Нервные окончания еще посылали сигналы в мозг, но та его часть, которая расшифровывает их, превратилась в кровавое месиво.
Римо вытер палец о рубашку незадачливого агента и осторожно перетащил того к двери болгарского номера. Оттуда застрекотал «Калашников».
Из-за двери его о чем-то спросили сначала по-русски, затем по-французски. Наконец, вопрос прозвучал по-английски:
— Кто ты?
— Я — это я, — отвечал Римо, прикрывая изуродованный лоб англичанина соломенной шляпой.
— Кто "я"? — снова спросили из-за слегка приоткрывшейся двери.

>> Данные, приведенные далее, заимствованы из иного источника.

diff --git a/deblurgs_amd/csrc/api.hip b/deblurgs_amd/csrc/api.hip
--- a/deblurgs_amd/csrc/api.hip
+++ b/deblurgs_amd/csrc/api.hip
@@ -159,6 +159,9 @@
   c->keys_unsorted = b ? reinterpret_cast<uint64_t*>(b + L.keys_unsorted) : nullptr;
   c->vals_unsorted = b ? reinterpret_cast<uint32_t*>(b + L.vals_unsorted) : nullptr;
   c->sort_tmp = b ? reinterpret_cast<uint32_t*>(b + L.sort_tmp) : nullptr;
+  c->after_sort = b ? reinterpret_cast<unsigned char*>(b + L.keys_unsorted) : nullptr;
+  c->after_sort_bytes = b ? L.binning_total - L.keys_unsorted : 0;
+  c->list_capacity = 0;
 }
 
 struct ScratchLayout {
@@ -187,6 +190,11 @@
   if ((need & NEED_BINNING) && R > 0 && (p->binning_state == nullptr || p->binning_bytes < k->L.binning_total))
     return fail(DGS_E_CAPACITY, "binning_state too small");
   carve(p, k->L, &k->c);
+  if (p->binning_state == nullptr || p->binning_bytes < k->L.binning_total) {
+    k->c.after_sort = nullptr;
+    k->c.after_sort_bytes = 0;
+  }
+  k->c.list_capacity = R;
   k->v = make_view(p, k->L);
   if (io != nullptr) {
     const ScratchLayout sl = scratch_layout(R, p->P, p->K);
diff --git a/deblurgs_amd/csrc/composite.hip b/deblurgs_amd/csrc/composite.hip
--- a/deblurgs_amd/csrc/composite.hip
+++ b/deblurgs_amd/csrc/composite.hip
@@ -1,6 +1,11 @@
 #include <type_traits>
 
 #include "dgs_common.h"
+#include "pass_records.h"
+
+#ifndef DGS_BWD_FWD_MASKS
+#define DGS_BWD_FWD_MASKS 1
+#endif
 
 namespace {
 
@@ -11,6 +16,7 @@
 struct TileCtx {
   int k, tx, ty;
   uint32_t r0, r1;
+  uint32_t gw;
 };
 
 __device__ __forceinline__ uint32_t xcd_remap(uint32_t b, uint32_t per_xcd) { return (b & 7u) * per_xcd + (b >> 3); }
@@ -28,6 +34,7 @@
   const uint2 r = ranges[gw];
   t.r0 = r.x;
   t.r1 = r.y;
+  t.gw = gw;
   return true;
 }
 
@@ -75,6 +82,13 @@
 #endif
 #if DGS_TIMELINE
 __device__ unsigned long long* g_timeline = nullptr;
+#endif
+
+#ifndef DGS_PASSCOUNT
+#define DGS_PASSCOUNT 0
+#endif
+#if DGS_PASSCOUNT
+__device__ unsigned long long g_passcount[8];
 #endif
 
 using CullGauss = DgsCull;
@@ -87,7 +101,8 @@
                      const uint32_t* __restrict__ point_list, const uint64_t* __restrict__ keys,
                      const DgsRow* __restrict__ rows,
                      const float* __restrict__ bg, float* __restrict__ final_T, uint32_t* __restrict__ n_contrib,
-                     float* __restrict__ out_color, float* __restrict__ out_depth, uint32_t* __restrict__ checksum = nullptr) {
+                     float* __restrict__ out_color, float* __restrict__ out_depth, uint4* __restrict__ pass_rec,
+                     uint32_t n_rec, uint32_t* __restrict__ checksum = nullptr) {
   __shared__ float4 s_row[CW][64 * 3];
   TileCtx t;
   if (!load_tile_ctx(v, ranges, per_xcd, t)) return;
@@ -113,6 +128,9 @@
 #pragma unroll
   for (int q = 0; q < 4; q++) alive[q] = __ballot(T[q] > 0.0f);
 
+#if DGS_PASSCOUNT
+  unsigned long long pc_adm = 0, pc_con = 0, pc_ent = 0, pc_cent = 0, pc_bat = 0;
+#endif
   for (uint32_t base = 0; base < n; base += 64) {
     if ((alive[0] | alive[1] | alive[2] | alive[3]) == 0) break;
     const bool has = base + lane < n;
@@ -149,6 +167,15 @@
     __builtin_amdgcn_wave_barrier();
     __builtin_amdgcn_fence(__ATOMIC_ACQUIRE, "wavefront");
 
+#if DGS_BWD_FWD_MASKS
+    if (KEEP && pass_rec != nullptr) {
+      const uint32_t rec = dgs_pass_record_index(t.r0, t.gw, base >> 6);
+      if (rec < n_rec && lane == 0) {
+        pass_rec[2 * (size_t)rec] = make_uint4((uint32_t)m[0], (uint32_t)(m[0] >> 32), (uint32_t)m[1], (uint32_t)(m[1] >> 32));
+        pass_rec[2 * (size_t)rec + 1] = make_uint4((uint32_t)m[2], (uint32_t)(m[2] >> 32), (uint32_t)m[3], (uint32_t)(m[3] >> 32));
+      }
+    }
+#endif
     const uint64_t mu_all = m[0] | m[1] | m[2] | m[3];
     auto run_batch = [&](auto checkc) {
     constexpr bool CHECK = decltype(checkc)::value;
@@ -162,6 +189,10 @@
       const float2 c = *reinterpret_cast<const float2*>(rowj + 2);
       uint32_t posv = base + (uint32_t)j + 1u;
       asm volatile("" : "+v"(posv));
+#if DGS_PASSCOUNT
+      bool pc_any = false;
+      pc_ent++;
+#endif
 #pragma unroll
       for (int q = 0; q < 4; q++) {
         if ((m[q] >> j) & 1ull) {
@@ -187,10 +218,20 @@
           T[q] = stop ? -fabsf(T[q]) : test_T;
           if (KEEP) last[q] = (ok && !stop) ? posv : last[q];
           if (CHK) chk[q] += (ok && !stop) ? posv * 2654435761u : 0u;
+#if DGS_PASSCOUNT
+          pc_adm++;
+          if (__ballot(ok && !stop) != 0ull) { pc_con++; pc_any = true; }
+#endif
         }
       }
+#if DGS_PASSCOUNT
+      if (pc_any) pc_cent++;
+#endif
     }
     };
+#if DGS_PASSCOUNT
+    pc_bat++;
+#endif
     if ((~pdm & mu_all) == 0ull)
       run_batch(std::false_type{});
     else
@@ -200,6 +241,15 @@
     __builtin_amdgcn_wave_barrier();
   }
 
+#if DGS_PASSCOUNT
+  if (lane == 0) {
+    atomicAdd(&g_passcount[0], pc_adm);
+    atomicAdd(&g_passcount[1], pc_con);
+    atomicAdd(&g_passcount[2], pc_ent);
+    atomicAdd(&g_passcount[3], pc_cent);
+    atomicAdd(&g_passcount[4], pc_bat);
+  }
+#endif
   const float bg0 = bg[0], bg1 = bg[1], bg2 = bg[2];
   const size_t N = (size_t)v.W * v.H;
 #pragma unroll
@@ -222,7 +272,7 @@
   }
 }
 
-template <bool TIGHT, bool HASDEPTH, bool POSE = false>
+template <bool TIGHT, bool HASDEPTH, bool POSE, bool FM>
 __global__ void __launch_bounds__(64 * CW)
 composite_bwd_kernel(DgsView v, uint32_t per_xcd, const uint2* __restrict__ ranges,
                      const uint32_t* __restrict__ point_list, const uint64_t* __restrict__ keys,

— Ты — это ты, — сказал Римо.
— Я говорю о тебе.
— Обо мне? — спросил Римо.
— Да. Кто ты?
— Я — это я. Ты — это ты, — ответил Римо.
— Что ты здесь делаешь?
— Вытаскивал труп в коридор — кондиционер не работает, и он непременно скоро завоняет.
— А почему к нашей двери?
— А почему нет?
Римо посчитал свой ответ удачным, но за дверью, по-видимому, так не думали, потому что тут же последовала очередь «Калашникова».
Вернувшись в номер, он получил нагоняй от Чиуна, заявившего, что стрельба мешала ему следить за развитием действия.
— Прости, — коротко произнес Римо.
Чиун важно кивнул, но Римо чувствовал, что полностью не прощен. Этот кивок как бы говорил, что Римо всегда найдет способ испортить старому человеку удовольствие. И Римо доказал это, расправившись вскоре со вторым англичанином; на этот раз в комнате прозвучало два выстрела, и одна ручная граната разорвалась в коридоре.
Но испытания Чиуна на этом не кончились. Вскоре Римо объявил, что к гостинице направляется группа захвата. Все ее члены, как один, в блейзерах и соломенных шляпах. У главного во рту трубка.
— Интересно, почему на нас нападают именно тогда, когда Ребекка произносит свои прекрасные монологи? — поморщился Чиун.
— На нас нападают, когда придется, папочка.
— Это точно, — согласился Чиун.
— Они уже близко.
Группа образовывала так называемый «резервный треугольник». Часть команды шла по мостовой, часть — по тротуару, впереди каждого подразделения как бы треугольник: двое впереди, двое немного сзади и по двое с каждой стороны.
Да, неплохая команда. Римо сразу ее оценил. Они двигались согласованно — видно, и раньше работали вместе: люди в новых командах обычно перекликаются, подают друг другу знаки, бегут вразброд. Эти понимали друг друга без слов.